How to complete this task -> Here is the listing. Report each line in it that contains the string "lpart".

Supplied data ->
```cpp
void launch_linearize(const DevProblem &P, hipStream_t st, bool want_jac, bool analytic) {
    const bool pre = want_jac && !analytic && P.E > 0;
    const int nbr = P.R > 0 ? (int)nb(P.R, 128) : 0, nbd = P.D > 0 ? (int)nb(P.D, 128) : 0;
    const int nbp = pre ? (int)nb((int64_t)P.Q * dev::kArapPre, 128) : 0;
    LAUNCH("lin_pts", dev::k_lin_pts, dim3(nbr + nbd + nbp), dim3(128), st, P, nbr, nbd, want_jac ? 1 : 0,
           analytic ? 1 : 0);
    if (P.E > 0)
        LAUNCH("lin_arap", (!want_jac ? dev::k_lin_arap<0> : analytic ? dev::k_lin_arap<1> : arap_j_full() ? dev::k_lin_arap<3> : dev::k_lin_arap<2>),
                           dim3(nb(P.E, 128)), dim3(128), st, P.E, P.arap_pts, P.arap_pair,
                           P.arap_rot, P.arap_w, P.rot, P.pair_area, P.pair_info, P.points, P.tg,
                           pre ? P.tg_pre : nullptr, P.Jarap, P.Warap, P.Earap, P.chi_arap, want_jac ? 1 : 0,
                           analytic ? 1 : 0, P.jarap_ld, P.gate_lin, P.lin_part ? P.lin_part + nbr + nbd : nullptr,
                           P.n_arap_sum);
}

void launch_assemble(const DevProblem &P, const DevPlan &L, hipStream_t st) {
    dev::EdgeJ ej{P.Jrep, P.Wrep, P.Erep, P.Jdep, P.Wdep, P.Edep, P.Jarap, P.Warap, P.Earap};
    if (L.nhchunks > 0)
        LAUNCH("hchunk", dev::k_hchunk, dim3(nb(L.nhchunks, 64)), dim3(64), st, L.nhchunks, L.hcontrib,
                           L.hchunk_begin, L.hchunk_len, ej, L.hpart);
    if (L.nblocks > 0)
        LAUNCH("hfinal", dev::k_hfinal, dim3(nb(L.nblocks, 128)), dim3(128), st, L.nblocks,
                           L.hblk_chunk_begin, L.blk_val_off, L.blk_rows, L.blk_cols, L.hpart, L.hval);
    if (L.nheavy_h > 0) {
        LAUNCH("hfinal_heavy", dev::k_heavy_split<36>, dim3((unsigned)(L.nheavy_h * dev::kHeavySplit)), dim3(256), st,
               L.heavy_h, L.hblk_chunk_begin, L.hpart, L.heavy_scratch);
        LAUNCH("hfinal_heavy", dev::k_heavy_final<36>, dim3((unsigned)L.nheavy_h), dim3(64), st, L.heavy_h,
               L.blk_val_off, L.blk_rows, L.blk_cols, L.heavy_scratch, L.hval);
// ... 321 lines not shown
```

### triangulation-in-deformable-scenes_amd/csrc/spcg.h

```cpp
#pragma once
#include <hip/hip_runtime.h>

#include <cmath>
#include <cstdint>
#include <functional>
#include <string>
#include <vector>

#include "../../include/deftri.h"
#include "kernels.h"

namespace deftri {

constexpr int kSpBlock = 256;
constexpr int kSpRed = 16;
constexpr int kSpPart = 8;
constexpr int kSpLin = 27;
constexpr int kSpSortWindow = 512;
constexpr int kSpWaveSplit = 16;
constexpr int kSpRowSplit = 1;
constexpr int kSpP2Step = 8;
constexpr int kSpGlinGroup = 8;
constexpr int kSpGlinStep = 8;
constexpr int kSpGuessMargin = 1;
constexpr int kSpHeavySplit = 512;
constexpr int kSpUpdRows = 256;
constexpr int kSpHeavyChunk = 128;
constexpr int kSpFuseHeavyMax = 8192;
constexpr int64_t kSpMergeMinDof = 50000;
constexpr int kSpTileUnits = 128;
constexpr int kSpTileLds = 39 * 1024;
constexpr int kSpTilePartsMax = 2048;
constexpr int kSpTileLdsFixed = 2048;
constexpr uint32_t kTmHead = 1u << 24, kTmLast = 1u << 25, kTmSwap = 1u << 26, kTmValid = 1u << 27, kTmCut = 1u << 28;
constexpr uint32_t kTmDrop = 1u << 29, kTmForeign = 1u << 30;
enum { SP_ARAP = 0, SP_DEP = 1 };
enum { kSpRunning = 0, kSpConverged = 1, kSpBreakdown = 2, kSpBadBlock = 3, kSpBudget = 4, kSpTimeout = 5 };

struct SpTransport {
    virtual ~SpTransport() {}
    virtual int allreduce(double *dev, int64_t n, int op, hipStream_t st) = 0;
    struct Op { int peer; bool send; double *buf; int64_t n; };
// ... 78 lines not shown
                            const double *Jr, const double *Wr, const double *Jd, const double *Wd, double lambda,
                            const double *p, double *q, std::string &why);
bool build_sp_plan(const deftri_problem_desc &d, int rank, int nranks, bool fp32_jac, SpPlanHost &out,
                   std::string &err, bool tile = false);
int sp_emulate_product(const deftri_problem_desc &d, const SpPlanHost &H, const double *Ja, const double *Wa,
                       const double *Jr, const double *Wr, const double *Jd, const double *Wd, double lambda,
                       const double *p, double *q, const std::function<int(int, int, double *, int64_t)> &xfer);

struct SpDev {
    int32_t P = 0, Q = 0, S = 0;
    int64_t hd = 0, ndof = 0;
    int32_t row0 = 0, nown = 0;
    int32_t nblk = 0, nrb = 0;
    int32_t include_heavy = 1;
    const int4 *blk = nullptr;
    const int2 *glb = nullptr;
    int32_t nglb = 0;
    const int32_t *hv_blk = nullptr;
    const int64_t *hv_blk_off = nullptr;
    const int32_t *apts = nullptr, *apair = nullptr;
    const double *Ja = nullptr, *Wa = nullptr, *Ea = nullptr;
    const float *Ja32 = nullptr;
    const double *Jr = nullptr, *Wr = nullptr, *Er = nullptr;
    const double *Jd = nullptr, *Wd = nullptr, *Ed = nullptr;
    const int32_t *dsc = nullptr, *drow = nullptr, *dperm = nullptr;
    const int64_t *inc_off = nullptr;
    const int32_t *inc = nullptr, *rep_off = nullptr, *dep_off = nullptr;
    int64_t jld = 0;
    int32_t nwaves = 0, heavy_split = 0;
    int32_t rs = 1, nrb2 = 0;
    int32_t p2u = 8;
    int32_t glu = 8;
// ... 209 lines not shown
```

### triangulation-in-deformable-scenes_amd/csrc/spcg.hip

```cpp
#include <hip/hip_runtime.h>

#include <algorithm>
#include <cstdio>
#include <type_traits>

#include "spcg.h"
#include "ticket.h"
#include "wave.h"

namespace deftri {
namespace sp {

using wv::wave_sum;
using wv::wave_max;

__device__ __forceinline__ double block_sum(double v, double *red4) {
    const int lane = threadIdx.x & 63, w = threadIdx.x >> 6;
    v = wave_sum(v);
    if (lane == 0) red4[w] = v;
    __syncthreads();
    const double s = (red4[0] + red4[1]) + (red4[2] + red4[3]);
    __syncthreads();
    return s;
}
// ... 182 lines not shown
        if (l >= 0) {
#pragma unroll
            for (int k = 0; k < 6; k++) { G.Hv[6 * (int64_t)l + k] = H[k]; G.Dv[6 * (int64_t)l + k] = D[k]; }
            const int64_t o = G.hd + 3 * (int64_t)(G.row0 + l);
#pragma unroll
            for (int a = 0; a < 3; a++) G.b[o + a] = bb[a];
            mx = fmax(fabs(H[0]), fmax(fabs(H[2]), fabs(H[5])));
        }
    }
    mx = wave_max(mx);
    if ((threadIdx.x & 63) == 0) red4[threadIdx.x >> 6] = mx;
    __syncthreads();
    if (threadIdx.x == 0 && lb < max(G.nrb2, 1)) G.mpart[lb] = fmax(fmax(red4[0], red4[1]), fmax(red4[2], red4[3]));
}

__global__ void __launch_bounds__(256) k_sp_glin_blocks(const SpDev G) {
    __shared__ double red[kSpLin][4];
    if (gated_off(G.lgate)) return;
    const int2 gr = G.glb[blockIdx.x];
    const int4 d = G.blk[gr.x];
    const int kind = d.x & 0xff, owned = d.x >> 8;
    const int lane = threadIdx.x & 63, w = threadIdx.x >> 6;
    const int i = d.z + threadIdx.x;
    double *out = G.lpart + (int64_t)kSpLin * gr.x;
    if (kind == SP_ARAP) {
        if (!owned) return;
        double a[kSpLin];
#pragma unroll
        for (int k = 0; k < kSpLin; k++) a[k] = 0.0;
        const int iend = G.blk[gr.x + gr.y - 1].w;
        for (int ii = i; ii < iend; ii += 256) {
            double J[6];
#pragma unroll
            for (int r = 0; r < 6; r++) J[r] = G.Ja[(12 + r) * G.jld + ii];
            const double wv = G.Wa[ii], er = G.Ea[ii];
#pragma unroll
            for (int r = 0; r < 6; r++) {
                const double jr = J[r] * wv;
#pragma unroll
                for (int c = 0; c <= r; c++) a[tri6(r, c)] += jr * J[c];
                a[21 + r] -= J[r] * (wv * er);
            }
        }
        for (int k = threadIdx.x; k < kSpLin * (gr.y - 1); k += 256) out[kSpLin + k] = 0.0;
#pragma unroll
        for (int k = 0; k < kSpLin; k++) {
            const double v = wave_sum(a[k]);
            if (lane == 0) red[k][w] = v;
        }
        __syncthreads();
        if (threadIdx.x < kSpLin) {
            const int k = threadIdx.x;
            out[k] = (red[k][0] + red[k][1]) + (red[k][2] + red[k][3]);
        }
    } else {
        double h = 0.0, bs = 0.0;
        if (i < d.w) {
            const int le = G.dperm[i];
            const double js = G.Jd[4 * (int64_t)le + 3];
            h = G.wss[le];
            bs = -js * (G.Wd[le] * G.Ed[le]);
        }
        h = wave_sum(h);
        bs = wave_sum(bs);
        if (lane == 0) { red[0][w] = h; red[1][w] = bs; }
        __syncthreads();
        if (threadIdx.x < 2) {
            const int k = threadIdx.x;
            out[k] = (red[k][0] + red[k][1]) + (red[k][2] + red[k][3]);
        }
    }
}

__global__ void __launch_bounds__(256) k_sp_glin_heavy(const SpDev G) {
    __shared__ double lds[8][32];
    __shared__ int last;
    if (gated_off(G.lgate)) return;
    const int ch = blockIdx.x, h = G.ch_h[ch];
    const int dim = h < G.Q ? kSpLin : 2;
    const int c = threadIdx.x & 31, g = threadIdx.x >> 5;
    double acc = 0.0;
    if (c < dim) {
        int64_t k = G.ch_lo[ch] + g;
        const int64_t k1 = G.ch_lo[ch + 1];
        for (; k + 7 * 8 < k1; k += 64) {
            double v[8];
#pragma unroll
            for (int u = 0; u < 8; u++) v[u] = G.lpart[(int64_t)kSpLin * G.hv_blk[k + 8 * u] + c];
#pragma unroll
            for (int u = 0; u < 8; u++) acc += v[u];
        }
        for (; k < k1; k += 8) acc += G.lpart[(int64_t)kSpLin * G.hv_blk[k] + c];
    }
    lds[g][c] = acc;
    __syncthreads();
    if ((int)threadIdx.x < dim) {
        double t = 0.0;
#pragma unroll
        for (int gg = 0; gg < 8; gg++) t += lds[gg][threadIdx.x];
        publish(G.chpart + (int64_t)kSpLin * ch + threadIdx.x, t);
    }
    const int c0 = G.hch_off[h], c1 = G.hch_off[h + 1];
    if (threadIdx.x == 0) {
        __atomic_signal_fence(__ATOMIC_SEQ_CST);
        __builtin_amdgcn_s_waitcnt(0);
        __atomic_signal_fence(__ATOMIC_SEQ_CST);
        last = __hip_atomic_fetch_add(G.hcnt + h, 1, __ATOMIC_RELAXED, __HIP_MEMORY_SCOPE_AGENT) == c1 - c0 - 1;
    }
    __syncthreads();
    if (!last) return;
    acc = 0.0;
    if (c < dim)
        for (int j = c0 + g; j < c1; j += 8) acc += fetch(G.chpart + (int64_t)kSpLin * j + c);
    __syncthreads();
    lds[g][c] = acc;
    __syncthreads();
    if ((int)threadIdx.x < dim) {
        double t = 0.0;
#pragma unroll
        for (int gg = 0; gg < 8; gg++) t += lds[gg][threadIdx.x];
        const int q = threadIdx.x;
        if (h < G.Q) {
            if (q < 21) G.hl[21 * (int64_t)h + q] = t;
            else G.b[6 * (int64_t)h + q - 21] = t;
        } else {
            if (q == 0) G.hl[21 * (int64_t)G.Q + (h - G.Q)] = t;
            else G.b[6 * (int64_t)G.Q + (h - G.Q)] = t;
        }
// ... 1619 lines not shown
    else if (G.p2u == 6) SPL("sp_phase2", (sp::k_sp_phase2<JT, MG, 6>), grid, it, G, lambda, pj);
    else SPL("sp_phase2", (sp::k_sp_phase2<JT, MG, 8>), grid, it, G, lambda, pj);
}

void sp_launch_glin(const SpDev &G, bool fp32, hipStream_t st) {
    if (G.glu == 4) {
        if (fp32) SPL("sp_glin_rows", (sp::k_sp_glin_rows<float, 4>), sp::row_grid(G.nrb2), G, G.pj32);
        else SPL("sp_glin_rows", (sp::k_sp_glin_rows<double, 4>), sp::row_grid(G.nrb2), G, G.pj);
    } else if (G.glu == 6) {
        if (fp32) SPL("sp_glin_rows", (sp::k_sp_glin_rows<float, 6>), sp::row_grid(G.nrb2), G, G.pj32);
        else SPL("sp_glin_rows", (sp::k_sp_glin_rows<double, 6>), sp::row_grid(G.nrb2), G, G.pj);
    } else {
        if (fp32) SPL("sp_glin_rows", (sp::k_sp_glin_rows<float, 8>), sp::row_grid(G.nrb2), G, G.pj32);
        else SPL("sp_glin_rows", (sp::k_sp_glin_rows<double, 8>), sp::row_grid(G.nrb2), G, G.pj);
    }
    if (G.nblk > 0) SPL("sp_glin_blocks", sp::k_sp_glin_blocks, G.nglb, G);
    if (G.nch > 0) SPL("sp_glin_heavy", sp::k_sp_glin_heavy, G.nch, G);
}

void sp_launch_maxdiag(const SpDev &G, double *out, hipStream_t st) {
    SPL("sp_maxdiag", sp::k_sp_maxdiag, 1, G, out, 0);
}

void sp_launch_maxdiag_heavy(const SpDev &G, double *out, hipStream_t st) {
    SPL("sp_maxdiag", sp::k_sp_maxdiag, 1, G, out, 1);
}

void sp_launch_cvt_j(const double *J, float *J32, int64_t n, hipStream_t st, const int *gate) {
    if (n > 0) SPL("sp_cvt_j", sp::k_sp_cvt_j, nblk(n, 256), J, J32, n, gate);
}

// ... 126 lines not shown
```

### triangulation-in-deformable-scenes_amd/csrc/spcg_solver.cpp

```cpp
#include <hip/hip_runtime.h>

#include <algorithm>
#include <atomic>
#include <chrono>
#include <thread>
#include <cmath>
#include <cstdio>
#include <cstdlib>
#include <cstring>
#include <limits>

#include "host_threads.h"
#include "spcg.h"
#include "ticket.h"

namespace deftri {

void sp_launch_maxdiag_heavy(const SpDev &G, double *out, hipStream_t st);
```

Exercise output ->
    double *out = G.lpart + (int64_t)kSpLin * gr.x;
            for (int u = 0; u < 8; u++) v[u] = G.lpart[(int64_t)kSpLin * G.hv_blk[k + 8 * u] + c];
        for (; k < k1; k += 8) acc += G.lpart[(int64_t)kSpLin * G.hv_blk[k] + c];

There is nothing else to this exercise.